(Records from a data collection)
- - - - -

# AntonXue/nn-sdp

Measured on NVIDIA B200. Metric: queries/sec (clique LMI blocks assembled: value * cliques_per_query), higher is better.
Workload: dtype f64

## Files before the change

include/nnsdp_b200.h:

```cpp
#ifndef NNSDP_B200_H
#define NNSDP_B200_H

#include <stdint.h>

#ifdef __cplusplus
extern "C" {
#endif

#define NNSDP_OK 0
#define NNSDP_ERR_ARG (-1)
#define NNSDP_ERR_CUDA (-2)
#define NNSDP_ERR_NOMEM (-3)
#define NNSDP_ERR_STATE (-4)
#define NNSDP_ERR_ASSERT (-5)
#define NNSDP_ERR_NOCONV (-6)

#define NNSDP_OUT_SAFETY 0
#define NNSDP_OUT_HPLANE 1
#define NNSDP_OUT_CIRCLE 2
#define NNSDP_OUT_ELLIPSOID 3

#define NNSDP_FORMAT_BLOCKS 0
#define NNSDP_FORMAT_DENSE_Z 1
#define NNSDP_FORMAT_PACKED 2
// ... 60 lines not shown
int32_t nnsdp_cliques(const nnsdp_net* net, int64_t beta, int64_t* ck_off, int64_t* ck_idx,
                      int64_t* ck1_len, int64_t* d_off, int64_t* d_idx);
int32_t nnsdp_sizes_from_xdims(int64_t K, const int64_t* xdims, int64_t beta, nnsdp_sizes* sizes);
int32_t nnsdp_cliques_from_xdims(int64_t K, const int64_t* xdims, int64_t beta, int64_t* ck_off,
                                 int64_t* ck_idx, int64_t* ck1_len, int64_t* d_off, int64_t* d_idx);

int32_t nnsdp_plan_stats(int64_t K, const int64_t* xdims, int64_t beta, int32_t dense_Z,
                         int64_t* tiles_per_prog, int64_t* entries_per_prog, int64_t* tile_rows,
                         int64_t* tile_cols);

int32_t nnsdp_plan_tiles(int64_t K, const int64_t* xdims, int64_t beta, int32_t dense_Z,
                         int64_t max_tiles, int32_t* tiles_out, int64_t* ntiles);

int32_t nnsdp_plan_panel(int64_t K, const int64_t* xdims, int64_t beta, int32_t dense_Z, int64_t max_items,
                         int64_t* items_out, int64_t* nitems);

int32_t nnsdp_gather_plan(int64_t K, const int64_t* xdims, int64_t beta, int32_t dense_Z, int64_t max_cells,
                          int32_t* cells_out, int64_t* ncells, int64_t max_thin, int64_t* thin_out,
                          int64_t* nthin, int32_t* usable);

int32_t nnsdp_bounds_ibp(nnsdp_ctx* ctx, const nnsdp_net* net, int64_t Q, const double* x1min,
                         const double* x1max, double* xmin, double* xmax, double* acxmin,
                         double* acxmax);
int32_t nnsdp_bounds_crown(nnsdp_ctx* ctx, const nnsdp_net* net, int64_t Q, const double* x1min,
                           const double* x1max, double* xmin, double* xmax, double* acxmin, double* acxmax);
int32_t nnsdp_preact_from_x(nnsdp_ctx* ctx, const nnsdp_net* net, int64_t Q, const double* xmin,
                            const double* xmax, double* acxmin, double* acxmax);
int32_t nnsdp_sector_minmax(nnsdp_ctx* ctx, int64_t n, const double* acxmin, const double* acxmax,
                            double* smin, double* smax);
int32_t nnsdp_assemble_blocks(nnsdp_ctx* ctx, const nnsdp_net* net, int64_t beta, int64_t Q,
// ... 110 lines not shown
```

nn-sdp_b200/csrc/api.cu:

```cuda
#include <math.h>
#include <stdarg.h>
#include <stdio.h>
#include <stdlib.h>
#include <string.h>

#include <algorithm>
#include <cmath>
#include <condition_variable>
#include <deque>
#include <functional>
#include <memory>
#include <mutex>
#include <thread>
#include <unordered_map>

#include <cuda.h>

#include "internal.h"

namespace nnsdp {

static thread_local std::string g_err;

void set_error(const char* fmt, ...) {
// ... 207 lines not shown
  DevBuf xmin, xmax, acxmin, acxmax, smin_c, smax_c;
  DevBuf d11, Md, T0, Bt, u, aff, part, act, cnt, Z11, Z1K, U;
  DevBuf gram, ringbuf, flags;
  DevBuf cr_rowsA, cr_rowsB, cr_bias, cr_prel, cr_preu, cr_du, cr_bu, cr_dl;
  DevBuf cr_keep_l, cr_keep_u;
  bool keep_preact = false, preact_valid = false;
  BatchDev bd{};
  GramDev gd{};
  PlanDev pd{};
  bool have_inputs = false, bounds_supplied = false, bounds_done = false, prepared = false;
  bool shared_gram = false;
  int bounds_method = 0;
  cudaStream_t st = nullptr, st_copy = nullptr;
  cudaEvent_t ev_start = nullptr, ev_stop = nullptr;
  cudaEvent_t ev_done[2] = {nullptr, nullptr}, ev_free[2] = {nullptr, nullptr};
  std::vector<StageSpan> spans;
  std::vector<cudaEvent_t> ev_pool;
  float stage_ms[ST_COUNT] = {};
  int64_t stage_launches[ST_COUNT] = {};

  cudaEvent_t get_event() {
    if (!ev_pool.empty()) {
      cudaEvent_t e = ev_pool.back();
      ev_pool.pop_back();
      return e;
    }
    cudaEvent_t e = nullptr;
    cudaEventCreate(&e);
    return e;
  }
// ... 15 lines not shown
    for (auto& sp : spans) {
      float ms = 0.f;
      if (cudaEventElapsedTime(&ms, sp.e0, sp.e1) == cudaSuccess) {
        stage_ms[sp.stage] += ms;
        if (sp.stage >= 5 && sp.stage <= 7) stage_ms[3] += ms;
      }
      ev_pool.push_back(sp.e0);
      ev_pool.push_back(sp.e1);
    }
    spans.clear();
  }
  std::vector<DevBuf*> all_bufs() {
    return {&d_bands, &d_tmaps, &d_tmap_ok, &d_tiles, &d_strips, &d_bulk, &d_mats, &d_panel, &d_goff, &d_ldG, &d_chol, &ze_netv, &ze_g, &ze_rows, &ze_part, &ze_io, &ze_err, &x1min, &x1max, &ymin, &ymax, &smin, &smax,
            &gin, &gbnd, &gsec, &outS, &outvec, &outinvP, &gout, &xmin, &xmax, &acxmin, &acxmax,
            &smin_c, &smax_c, &d11, &Md, &T0, &Bt, &u, &aff, &part, &act, &cnt, &Z11, &Z1K, &U,
            &gram, &ringbuf, &flags, &cr_rowsA, &cr_rowsB, &cr_bias, &cr_prel, &cr_preu, &cr_du, &cr_bu, &cr_dl,
            &cr_keep_l, &cr_keep_u};
  }
};

namespace {

int32_t require_device() {
  int n = 0;
  cudaError_t e = cudaGetDeviceCount(&n);
  if (e != cudaSuccess || n <= 0) {
    cudaGetLastError();
    set_error("no CUDA device available (%s); this library has no CPU fallback",
              e == cudaSuccess ? "device count is 0" : cudaGetErrorString(e));
    return NNSDP_ERR_CUDA;
  }
// ... 325 lines not shown
  Shape sh;
  NN_TRY(shape_from_xdims(K, xdims, &sh));
  nnsdp_sizes sz;
  NN_TRY(fill_sizes(sh, beta, &sz));
  std::vector<CliqueRanges> mats;
  NN_TRY(format_mats(sh, beta, dense_Z, &mats));
  PlanHost plan;
  PackedLayout lay;
  NN_TRY(build_plan(sh, beta, mats, true, &plan, dense_Z == NNSDP_FORMAT_PACKED ? &lay : nullptr));
  *ntiles = (int64_t)plan.tiles.size();
  if (tiles_out) {
    NN_CHECK(max_tiles >= *ntiles, NNSDP_ERR_ARG, "tiles_out too small");
    static_assert(sizeof(TileDev) == 11 * sizeof(int32_t), "TileDev layout");
    memcpy(tiles_out, plan.tiles.data(), plan.tiles.size() * sizeof(TileDev));
  }
  return NNSDP_OK;
}

int32_t nnsdp_plan_panel(int64_t K, const int64_t* xdims, int64_t beta, int32_t dense_Z, int64_t max_items,
                         int64_t* items_out, int64_t* nitems) {
  NN_CHECK(nitems != nullptr, NNSDP_ERR_ARG, "NULL argument");
  Shape sh;
  NN_TRY(shape_from_xdims(K, xdims, &sh));
  nnsdp_sizes sz;
  NN_TRY(fill_sizes(sh, beta, &sz));
  std::vector<CliqueRanges> mats;
  NN_TRY(format_mats(sh, beta, dense_Z, &mats));
  PlanHost plan;
  PackedLayout lay;
  NN_TRY(build_plan(sh, beta, mats, true, &plan, dense_Z == NNSDP_FORMAT_PACKED ? &lay : nullptr));
// ... 40 lines not shown
        o[5] = c.kind; o[6] = c.blk; o[7] = c.pure_zero;
      }
  }
  if (thin_out) {
    NN_CHECK(max_thin >= *nthin, NNSDP_ERR_ARG, "thin_out too small");
    memcpy(thin_out, gp.thin_idx.data(), gp.thin_idx.size() * 8);
  }
  return NNSDP_OK;
}

int32_t nnsdp_batch_destroy(nnsdp_batch* b) {
  if (!b) return NNSDP_OK;
  cudaSetDevice(b->dev);
  if (b->st) cudaStreamSynchronize(b->st);
  if (b->st_copy) cudaStreamSynchronize(b->st_copy);
  b->resolve_spans();
  b->pool.reset();
  for (DevBuf* x : b->all_bufs()) x->release();
  b->d_thin_idx.release();
  b->d_packed.release();
  b->d_pairs.release();
  if (b->h_packed) cudaFreeHost(b->h_packed);
  for (cudaEvent_t e : b->ev_packed)
    if (e) cudaEventDestroy(e);
  for (cudaEvent_t e : b->ev_pool) cudaEventDestroy(e);
  for (cudaEvent_t e : {b->ev_start, b->ev_stop, b->ev_done[0], b->ev_done[1], b->ev_free[0], b->ev_free[1]})
    if (e) cudaEventDestroy(e);
  if (b->st) cudaStreamDestroy(b->st);
  if (b->st_copy) cudaStreamDestroy(b->st_copy);
  delete b;
  return NNSDP_OK;
}

int32_t nnsdp_batch_create(nnsdp_ctx* ctx, int32_t dev_index, const nnsdp_net* net, int64_t beta,
                           int64_t Qcap, int64_t ring_queries, int32_t dense_Z, nnsdp_batch** out) {
  NN_CHECK(out != nullptr, NNSDP_ERR_ARG, "batch output pointer is NULL");
  *out = nullptr;
  NN_CHECK(ctx && net, NNSDP_ERR_ARG, "NULL argument");
  NN_CHECK(net->ctx == ctx, NNSDP_ERR_ARG, "net was uploaded through a different ctx");
  NN_CHECK(dev_index >= 0 && dev_index < (int)ctx->devs.size(), NNSDP_ERR_ARG, "bad dev_index");
  NN_CHECK(Qcap >= 1 && Qcap < (1 << 30), NNSDP_ERR_ARG, "bad Qcap");
  NN_CHECK(ring_queries >= 0 && ring_queries <= 65535, NNSDP_ERR_ARG, "ring_queries must be in [0, 65535]");
  const Shape& sh = net->sh;
  nnsdp_batch* b = new nnsdp_batch();
// ... 64 lines not shown
    for (const BandDev& j : b->plan.bands) b->band_max_m = std::max(b->band_max_m, j.m);
    b->nbands = (int)b->plan.bands.size();
    NN_TRY(upload(b->d_bands, b->plan.bands.data(), b->plan.bands.size() * sizeof(BandDev), b->st));
    if (!b->packed) NN_TRY(build_gather_plan(sh, beta, mats, b->plan, &b->gp));
    if (const char* e = getenv("NNSDP_DENSE_GATHER"))
      if (e[0] == '1') b->gp.usable = false;
    if (b->gp.usable) {
      NN_TRY(upload(b->d_thin_idx, b->gp.thin_idx.data(), b->gp.thin_idx.size() * 8, b->st));
      for (int i = 0; i < GATHER_STAGES; ++i)
        NN_CUDA(cudaEventCreateWithFlags(&b->ev_packed[i], cudaEventDisableTiming));
    }
    NN_TRY(upload(b->d_tiles, b->plan.tiles.data(), b->plan.tiles.size() * sizeof(TileDev), b->st));
    NN_TRY(upload(b->d_mats, b->plan.mats.data(), b->plan.mats.size() * sizeof(MatDev), b->st));
    NN_TRY(b->ringbuf.ensure((size_t)b->plan.per_query_doubles * b->ring * 8));
    b->slot_bulk.assign((size_t)b->ring * sh.K, 0);
    auto is_bulk = [&](const StripDev& d) {
      return !b->packed && d.rblk >= 1 && d.rblk <= sh.K - 1 &&
             (d.prog == PROG_SAME || (d.prog == PROG_DIAG && !b->plan.band_inline));
    };
    std::vector<StripDev> strips, bulk;
    std::vector<std::vector<StripDev>> per_blk(sh.K);
    b->pass_entries = 0;
    b->bulk_entries.assign(sh.K, 0);
    for (const StripDev& d : b->plan.strips) {
      if (d.prog == PROG_ZERO) continue;
      if (is_bulk(d)) {
        per_blk[d.rblk].push_back(d);
        b->bulk_entries[d.rblk] += (int64_t)d.nrows * d.ncols;
      } else {
        strips.push_back(d);
        b->pass_entries += (int64_t)d.nrows * d.ncols;
      }
    }
    b->bulk_begin.assign(sh.K + 1, 0);
// ... 4 lines not shown
    b->bulk_begin[sh.K] = (int)bulk.size();
    for (int i = b->plan.n_fill; i < (int)b->plan.tiles.size(); ++i)
      b->pass_entries += (int64_t)b->plan.tiles[i].nrows * b->plan.tiles[i].ncols;
    for (const BandDev& j : b->plan.bands)
      if (j.ld > 0) b->pass_entries += (int64_t)j.m * (2 * beta + 1) - beta * (beta + 1);
    NN_TRY(upload(b->d_strips, strips.data(), strips.size() * sizeof(StripDev), b->st));
    NN_TRY(upload(b->d_bulk, bulk.data(), bulk.size() * sizeof(StripDev), b->st));
    b->pd.strips = b->d_strips.as<StripDev>();
    b->pd.bulk = b->d_bulk.as<StripDev>();
    b->pd.n_strips = (int)strips.size();
    b->pd.tiles = b->d_tiles.as<TileDev>();
    b->pd.mats = b->d_mats.as<MatDev>();
    b->pd.panel_desc = nullptr;
    b->pd.n_panel = 0;
    b->pd.fold = 0;
    {
      static const int panel_env = [] { const char* e = getenv("NNSDP_PANEL"); return e ? atoi(e) : 1; }();
      if (panel_env && !b->packed && !b->plan.panel.empty()) {
        const char* fold_env = getenv("NNSDP_PANEL_FOLD");
        const bool fold = !(fold_env && atoi(fold_env) == 0);
        std::vector<StripDev> panel;
        for (const StripDev& d : fold ? b->plan.panel_fold : b->plan.panel)
          if (d.prog != PROG_ZERO && (d.prog == PROG_RC || d.prog == PROG_CR || !is_bulk(d))) panel.push_back(d);
        NN_TRY(upload(b->d_panel, panel.data(), panel.size() * sizeof(StripDev), b->st));
        b->pd.panel_desc = b->d_panel.as<StripDev>();
        b->pd.n_panel = (int)panel.size();
        b->pd.fold = fold ? 1 : 0;
      }
    }
    b->pd.ntiles = (int)b->plan.tiles.size();
    b->pd.n_fill = b->plan.n_fill;
    b->pd.n_window = b->plan.n_window;
    b->pd.n_edge = b->plan.n_edge;
    b->pd.tile_rows = b->plan.tile_rows;
    b->pd.per_query = b->plan.per_query_doubles;
    b->pd.tmaps = nullptr;
// ... 29 lines not shown
          NN_CUDA(cudaStreamSynchronize(b->st));
          b->pd.tmaps = b->d_tmaps.p;
          b->pd.tmap_ok = b->d_tmap_ok.as<int>();
        }
      } else {
        cudaGetLastError();
      }
    }
    b->pd.packed = b->plan.skip_absent ? 1 : 0;
    b->pd.band_inline = b->plan.band_inline ? 1 : 0;
    b->gd.scratch = b->gram.as<double>();
    b->gd.per_query = go;
    b->gd.goff = b->d_goff.as<long long>();
    b->gd.ldG = b->d_ldG.as<int>();
    b->gd.mirror = b->packed && b->plan.skip_absent ? 0 : 1;
  }
  NN_CUDA(cudaStreamSynchronize(b->st));
  guard.b = nullptr;
  *out = b;
  return NNSDP_OK;
}

int32_t nnsdp_batch_set_inputs(nnsdp_batch* b, int64_t Q, const nnsdp_query_inputs* in) {
  NN_CHECK(b && in, NNSDP_ERR_ARG, "NULL argument");
  NN_CHECK(Q >= 1 && Q <= b->Qcap, NNSDP_ERR_ARG, "Q = %lld outside [1, Qcap = %lld]", (long long)Q,
           (long long)b->Qcap);
  NN_CUDA(cudaSetDevice(b->dev));
  const Shape& sh = b->net->sh;
  const nnsdp_sizes& sz = b->sz;
  BatchDev& bd = b->bd;
// ... 215 lines not shown
    for (int blk = 1; blk < K; ++blk) {
      const int first = b->bulk_begin[blk], count = b->bulk_begin[blk + 1] - first;
      if (count == 0) continue;
      const bool now = blk <= K - 2 ? b->h_cnt[(size_t)q * K + blk] > 0 : b->bd.has_s22 != 0;
      if (now || held[blk]) {
        b->sel.push_back({(int32_t)i, first, count});
        entries += b->bulk_entries[blk];
      }
      held[blk] = now;
    }
  }
  if (!b->packed) b->emitted_bytes += entries * 8;
  return NNSDP_OK;
}

static int32_t emit_pass(nnsdp_batch* b, const GramDev& gd, int q0, int nq, double* dst) {
  const NetPerDev& nd = *b->nd;
  NN_TRY(prepare_slots(b, q0, nq, (dst - b->ringbuf.as<double>()) / b->plan.per_query_doubles));
  int total = 0;
  for (int which = 0; which < 3; ++which) {
    b->span_begin(ST_EMIT_FILL + which, b->st);
    const int l = launch_emit(nd.nd, b->bd, gd, b->pd, q0, nq, dst, b->st, which, b->sel.data(), (int)b->sel.size());
    b->span_end(b->st, l);
    total += l;
  }
  if (b->nbands > 0) {
    b->span_begin(ST_EMIT_EDGE, b->st);
    const int l = launch_emit_band(nd.nd, b->bd, gd, b->d_bands.as<BandDev>(), b->nbands, b->band_max_m, b->pd.per_query,
                                   q0, nq, dst, b->st);
    b->span_end(b->st, l);
    total += l;
  }
  b->stage_launches[ST_EMIT] += total;
  const cudaError_t e = cudaGetLastError();
  if (e != cudaSuccess) {
    b->ring_zeroed = 0;
    return cuda_fail(e, "emitter pass", __FILE__, __LINE__);
  }
  return NNSDP_OK;
}
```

- - - - -

▶ Directions for this task: Copy out the lines of the data where the word "MatDev" can be found.

▶ Answer to this task:
    NN_TRY(upload(b->d_mats, b->plan.mats.data(), b->plan.mats.size() * sizeof(MatDev), b->st));
    b->pd.mats = b->d_mats.as<MatDev>();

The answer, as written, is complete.